template <int BN, int MODE>
__global__ void __launch_bounds__(NUM_THREADS, 1)
conv_gemm_kernel(const __grid_constant__ CUtensorMap tmA, const __grid_constant__ CUtensorMap tmBhi,
                 const __grid_constant__ CUtensorMap tmBlo, const ConvKernelParams p) {
  using T = KTraits<MODE>;
  constexpr int kStage = stage_bytes<BN, MODE>();
  constexpr int kPlane = b_plane_bytes<BN>();
  constexpr int NACC = BN / 2;
  static_assert(BN == 64 || BN == 128, "block_n");

  extern __shared__ uint8_t smem_raw[];
  uint8_t* smem = reinterpret_cast<uint8_t*>((reinterpret_cast<uintptr_t>(smem_raw) + 1023) & ~uintptr_t(1023));
  uint64_t* full = reinterpret_cast<uint64_t*>(smem + STAGES * kStage);
  uint64_t* empty = full + STAGES;

  const int warp = threadIdx.x >> 5;
  const int lane = threadIdx.x & 31;
  const int num_kb_total = p.num_kb_total;

  if (threadIdx.x == NUM_CONSUMERS) {
    tma_prefetch_desc(&tmA); tma_prefetch_desc(&tmBhi); tma_prefetch_desc(&tmBlo);
    for (int s = 0; s < STAGES; ++s) { mbar_init(&full[s], 1); mbar_init(&empty[s], NUM_CONSUMERS); }
    mbar_fence_init();
  }
  __syncthreads();
  pdl_launch_dependents();
  pdl_wait();

  if (warp >= NUM_CONSUMERS / 32) {
    reg_dec<REGS_PRODUCER>();
    if (warp == NUM_CONSUMERS / 32 && lane == 0) {
      const int cchunks = p.cin / BLOCK_K;
      const int total32 = p.kh * p.kw * cchunks;
      const uint32_t tx = (uint32_t)(T::BOXES * p.a_box_bytes + (T::X1 ? 1 : 2) * kPlane);
      int s = 0; uint32_t ph = 0, kbt = 0;
      for (int u = blockIdx.x; u < p.total_units; u += gridDim.x) {
        const Unit t = decode_unit(p, u, num_kb_total);
#pragma unroll 1
        for (int kb = 0; kb < t.num_kb; ++kb, ++kbt) {
          MBAR_WAIT(&empty[s], ph ^ 1u, 4, kbt);
          uint8_t* st = smem + s * kStage;
          mbar_expect_tx(&full[s], tx);
#pragma unroll
          for (int i = 0; i < T::BOXES; ++i) {
            const int g32 = (t.kb0 + kb) * T::BOXES + i;
            int tap = g32 / cchunks, kc = g32 - tap * cchunks;
            if (g32 >= total32) { tap = 0; kc = cchunks; }
            const int r = tap / p.kw, sx = tap - r * p.kw;
            tma_load_4d(st + i * A_TILE_BYTES, &tmA, &full[s], kc * BLOCK_K, t.w0 * p.stride + sx - p.pad_l,
                        t.h0 * p.stride + r - p.pad_t, t.n0);
          }
          const int kcoord = (t.kb0 + kb) * T::BOXES * BLOCK_K;
          tma_load_2d(st + T::A_BYTES, &tmBhi, &full[s], kcoord, t.nblk * BN);
          if (!T::X1) tma_load_2d(st + T::A_BYTES + kPlane, &tmBlo, &full[s], kcoord, t.nblk * BN);
          FRCNN_TRACE(0, kbt);
          if (++s == STAGES) { s = 0; ph ^= 1u; }
        }
      }
    }
    return;
  }

  reg_inc<REGS_CONSUMER>();
  const int wg = warp >> 2;
  const int q4 = lane & 3;
  const int r0 = wg * 64 + (warp & 3) * 16 + (lane >> 2);
  const uint32_t swz = (uint32_t)(lane >> 2);
  uint32_t aoff[4][2];
#pragma unroll
  for (int j = 0; j < 4; ++j)
#pragma unroll
    for (int h = 0; h < 2; ++h) {
      const int ch = T::TF32 ? j * 8 + h * 4 + q4 : (j & 1) * 16 + h * 8 + 2 * q4;
      const int box = T::TF32 ? 0 : j >> 1;
      aoff[j][h] = (uint32_t)(box * A_TILE_BYTES + r0 * 128) + ((((uint32_t)ch >> 2) ^ swz) << 4) + (((uint32_t)ch & 3u) << 2);
    }
  const uint32_t smem0 = smem_u32(smem);
  int s = 0; uint32_t ph = 0, kbt = 0;
  for (int u = blockIdx.x; u < p.total_units; u += gridDim.x) {
    const Unit t = decode_unit(p, u, num_kb_total);
    float acc[NACC], part[NACC];
#pragma unroll
    for (int i = 0; i < NACC; ++i) { acc[i] = 0.f; part[i] = 0.f; }
#pragma unroll 1
    for (int kb = 0; kb < t.num_kb; ++kb, ++kbt) {
      MBAR_WAIT(&full[s], ph, 1, kbt);
      if (threadIdx.x == 0) FRCNN_TRACE(1, kbt);
      const uint32_t sa = smem0 + (uint32_t)(s * kStage);
      uint32_t ahi[4][4], alo[4][4];
#pragma unroll
      for (int j = 0; j < 4; ++j) {
#pragma unroll
        for (int f = 0; f < 4; ++f) {
          const uint32_t addr = sa + aoff[j][f >> 1] + ((f & 1) ? 1024u : 0u);
          if (T::TF32) {
            float x;
            asm volatile("ld.shared.f32 %0, [%1];" : "=f"(x) : "r"(addr));
            const float hi = to_tf32(x);
            ahi[j][f] = __float_as_uint(hi);
            alo[j][f] = __float_as_uint(to_tf32_fast(__fsub_rn(x, hi)));
          } else {
            float2 x;
            asm volatile("ld.shared.v2.f32 {%0, %1}, [%2];" : "=f"(x.x), "=f"(x.y) : "r"(addr));
            const uint32_t h = pack_f16x2_rn(x.x, x.y);
            const float2 fh = __half22float2(*reinterpret_cast<const __half2*>(&h));
            ahi[j][f] = h;
            alo[j][f] = T::X1 ? 0u : pack_f16x2_rn(__fmul_rn(__fsub_rn(x.x, fh.x), 2048.f), __fmul_rn(__fsub_rn(x.y, fh.y), 2048.f));
          }
        }
      }
      const uint64_t bhi = wgmma_sw128_desc(sa + (uint32_t)T::A_BYTES);
      const uint64_t blo = wgmma_sw128_desc(sa + (uint32_t)(T::A_BYTES + kPlane));
#pragma unroll
      for (int i = 0; i < NACC; ++i) reg_fence(part[i]);
      wgmma_fence();
#pragma unroll
      for (int j = 0; j < 4; ++j) wgmma_rs<BN, MODE>(part, ahi[j], bhi + 2u * j, j > 0 ? 1u : 0u);
      wgmma_commit();
      wgmma_wait_all();
#pragma unroll
      for (int i = 0; i < NACC; ++i) { reg_fence(part[i]); acc[i] = __fadd_rn(acc[i], part[i]); }
      if (!T::X1) {
        wgmma_fence();
#pragma unroll
        for (int j = 0; j < 4; ++j) {
          wgmma_rs<BN, MODE>(part, alo[j], bhi + 2u * j, j > 0 ? 1u : 0u);
          wgmma_rs<BN, MODE>(part, ahi[j], blo + 2u * j, 1u);
        }
        wgmma_commit();
        wgmma_wait_all();
#pragma unroll
        for (int i = 0; i < NACC; ++i) { reg_fence(part[i]); acc[i] = __fmaf_rn(part[i], T::LO_SCALE, acc[i]); }
      }
      mbar_arrive(&empty[s]);
      if (threadIdx.x == 0) FRCNN_TRACE(2, kbt);
      if (++s == STAGES) { s = 0; ph ^= 1u; }
    }
    epilogue_tile<BN>(p, t, acc, r0, q4);
  }
}

template <int BN>
__global__ void __launch_bounds__(256)
tail_reduce_kernel(const ConvKernelParams p) {
  pdl_launch_dependents();
  pdl_wait();
  constexpr int RPB = 256 / (BN / 4);
  constexpr int GROUPS = BLOCK_M / RPB;
  const int slot = blockIdx.x / GROUPS, rgroup = blockIdx.x % GROUPS;
  const int tile = p.n_full + slot;
  const int mt = p.raster_n ? tile / p.n_tiles : tile % p.m_tiles, nblk = p.raster_n ? tile % p.n_tiles : tile / p.m_tiles;
  const int tile_w = mt % p.tiles_w, tile_h = (mt / p.tiles_w) % p.tiles_h, tile_n = mt / (p.tiles_w * p.tiles_h);
  const int rows_img = p.th * p.tw;
  constexpr int C4 = BN / 4;
  static_assert(256 % C4 == 0, "each thread keeps one fixed channel group");
  const float* base = p.ws + (size_t)slot * p.splits * (size_t)(BLOCK_M * BN);
  const bool vec_ok = (p.cout & 3) == 0;
  const int cg = threadIdx.x % C4;
  const int c = nblk * BN + cg * 4;
  if (c >= p.cout) return;
  const float4 sc4 = __ldg(reinterpret_cast<const float4*>(p.scale + c)), sh4 = __ldg(reinterpret_cast<const float4*>(p.shift + c));
  const float sc[4] = {sc4.x, sc4.y, sc4.z, sc4.w}, sh[4] = {sh4.x, sh4.y, sh4.z, sh4.w};
  {
    const int row = rgroup * RPB + threadIdx.x / C4;
    const int dn = row / rows_img, rem = row % rows_img;
    const int n = tile_n * p.tn + dn, h = tile_h * p.th + rem / p.tw, w = tile_w * p.tw + rem % p.tw;
    if (row >= p.tn * rows_img || n >= p.nimg || h >= p.ho || w >= p.wo) return;
    const size_t o = ((((size_t)n * p.ho + h) * p.wo + w)) * p.cout + c;
    float4 rv = make_float4(0.f, 0.f, 0.f, 0.f);
    if (p.residual) {
      if (vec_ok) rv = __ldg(reinterpret_cast<const float4*>(p.residual + o));
      else { float t[4] = {0.f, 0.f, 0.f, 0.f}; for (int e = 0; e < 4; ++e) if (c + e < p.cout) t[e] = __ldg(p.residual + o + e); rv = make_float4(t[0], t[1], t[2], t[3]); }
    }
    float4 a = __ldg(reinterpret_cast<const float4*>(base + (size_t)row * BN) + cg);
    for (int z = 1; z < p.splits; ++z) {
      const float4 b = __ldg(reinterpret_cast<const float4*>(base + ((size_t)z * BLOCK_M + row) * BN) + cg);
      a.x = __fadd_rn(a.x, b.x); a.y = __fadd_rn(a.y, b.y); a.z = __fadd_rn(a.z, b.z); a.w = __fadd_rn(a.w, b.w);
    }
    float y[4] = {a.x, a.y, a.z, a.w};
    const float res[4] = {rv.x, rv.y, rv.z, rv.w};
#pragma unroll
    for (int e = 0; e < 4; ++e) {
      float v = y[e];
      v = __fadd_rn(__fmul_rn(v, sc[e]), sh[e]);
      if (p.residual) v = __fadd_rn(v, res[e]);
      if (p.act == FRCNN_ACT_RELU) v = fmaxf(v, 0.f);
      else if (p.act == FRCNN_ACT_RELU6) v = fminf(fmaxf(v, 0.f), 6.f);
      y[e] = v;
    }
    if (vec_ok) *reinterpret_cast<float4*>(p.out + o) = make_float4(y[0], y[1], y[2], y[3]);
    else for (int e = 0; e < 4; ++e) if (c + e < p.cout) p.out[o + e] = y[e];
// ... 1 lines not shown
}

__global__ void prep_epilogue_vectors_kernel(const float* scale, const float* shift, float out_mult, int cout, int padded,
                                             float* eff_scale, float* eff_shift) {
  const int c = blockIdx.x * blockDim.x + threadIdx.x;
  if (c >= padded) return;
  const float sc = (c < cout && scale) ? scale[c] : 1.f;
  eff_scale[c] = __fmul_rn(sc, out_mult);
  eff_shift[c] = (c < cout && shift) ? shift[c] : 0.f;
}

typedef CUresult (*EncodeTiledFn)(CUtensorMap*, CUtensorMapDataType, cuuint32_t, void*, const cuuint64_t*,
                                  const cuuint64_t*, const cuuint32_t*, const cuuint32_t*, CUtensorMapInterleave,
                                  CUtensorMapSwizzle, CUtensorMapL2promotion, CUtensorMapFloatOOBfill);

static EncodeTiledFn get_encode_fn() {
  static EncodeTiledFn fn = nullptr;
  if (!fn) {
    void* ptr = nullptr;
    cudaDriverEntryPointQueryResult qres;
    if (cudaGetDriverEntryPoint("cuTensorMapEncodeTiled", &ptr, cudaEnableDefault, &qres) == cudaSuccess &&
        qres == cudaDriverEntryPointSuccess)
      fn = reinterpret_cast<EncodeTiledFn>(ptr);
  }
  return fn;
}

static int encode_map(CUtensorMap* m, const void* base, int rank, const uint64_t* dims, const uint64_t* strides_bytes,
                      const uint32_t* box, const uint32_t* estr, CUtensorMapDataType dtype = CU_TENSOR_MAP_DATA_TYPE_FLOAT32,
                      CUtensorMapSwizzle swz = CU_TENSOR_MAP_SWIZZLE_128B) {
  EncodeTiledFn fn = get_encode_fn();
  if (!fn) { set_error("cuTensorMapEncodeTiled entry point unavailable"); return ERR_DRIVER_ENTRY; }
  cuuint64_t gd[5]; cuuint64_t gs[4]; cuuint32_t bx[5]; cuuint32_t es[5];
  for (int i = 0; i < rank; ++i) { gd[i] = dims[i]; bx[i] = box[i]; es[i] = estr[i]; }
  for (int i = 0; i + 1 < rank; ++i) gs[i] = strides_bytes[i];
  CUresult r = fn(m, dtype, (cuuint32_t)rank, const_cast<void*>(base), gd, gs, bx, es,
                  CU_TENSOR_MAP_INTERLEAVE_NONE, swz, CU_TENSOR_MAP_L2_PROMOTION_L2_256B,
                  CU_TENSOR_MAP_FLOAT_OOB_FILL_NONE);
  if (r != CUDA_SUCCESS) {
    set_error("cuTensorMapEncodeTiled failed (CUresult %d) rank=%d dims=[%llu,%llu,%llu,%llu] box=[%u,%u,%u,%u]", (int)r, rank,
              (unsigned long long)dims[0], (unsigned long long)dims[1], rank > 2 ? (unsigned long long)dims[2] : 0ull,
              rank > 3 ? (unsigned long long)dims[3] : 0ull, box[0], box[1], rank > 2 ? box[2] : 0u, rank > 3 ? box[3] : 0u);
    return ERR_CUDA;
  }
  return OK;
}

}

using namespace frcnn;

struct frcnn_conv_plan {
  CUtensorMap tmA, tmBhi, tmBlo;
  ConvKernelParams kp;
  int block_n, stages, smem;
  int impl;
  dim3 grid;
  int n_tail;
  float* ws;
  float* eff;
};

→ Work to complete
Once you find the line with "epilogue_tile<BN>(p, t, acc, r0, q4);" above, print it and every line after it up to and including the line with "const float4 sc4", exactly as written and nothing else.

→ Finished exercise
    epilogue_tile<BN>(p, t, acc, r0, q4);
  }
}

template <int BN>
__global__ void __launch_bounds__(256)
tail_reduce_kernel(const ConvKernelParams p) {
  pdl_launch_dependents();
  pdl_wait();
  constexpr int RPB = 256 / (BN / 4);
  constexpr int GROUPS = BLOCK_M / RPB;
  const int slot = blockIdx.x / GROUPS, rgroup = blockIdx.x % GROUPS;
  const int tile = p.n_full + slot;
  const int mt = p.raster_n ? tile / p.n_tiles : tile % p.m_tiles, nblk = p.raster_n ? tile % p.n_tiles : tile / p.m_tiles;
  const int tile_w = mt % p.tiles_w, tile_h = (mt / p.tiles_w) % p.tiles_h, tile_n = mt / (p.tiles_w * p.tiles_h);
  const int rows_img = p.th * p.tw;
  constexpr int C4 = BN / 4;
  static_assert(256 % C4 == 0, "each thread keeps one fixed channel group");
  const float* base = p.ws + (size_t)slot * p.splits * (size_t)(BLOCK_M * BN);
  const bool vec_ok = (p.cout & 3) == 0;
  const int cg = threadIdx.x % C4;
  const int c = nblk * BN + cg * 4;
  if (c >= p.cout) return;
  const float4 sc4 = __ldg(reinterpret_cast<const float4*>(p.scale + c)), sh4 = __ldg(reinterpret_cast<const float4*>(p.shift + c));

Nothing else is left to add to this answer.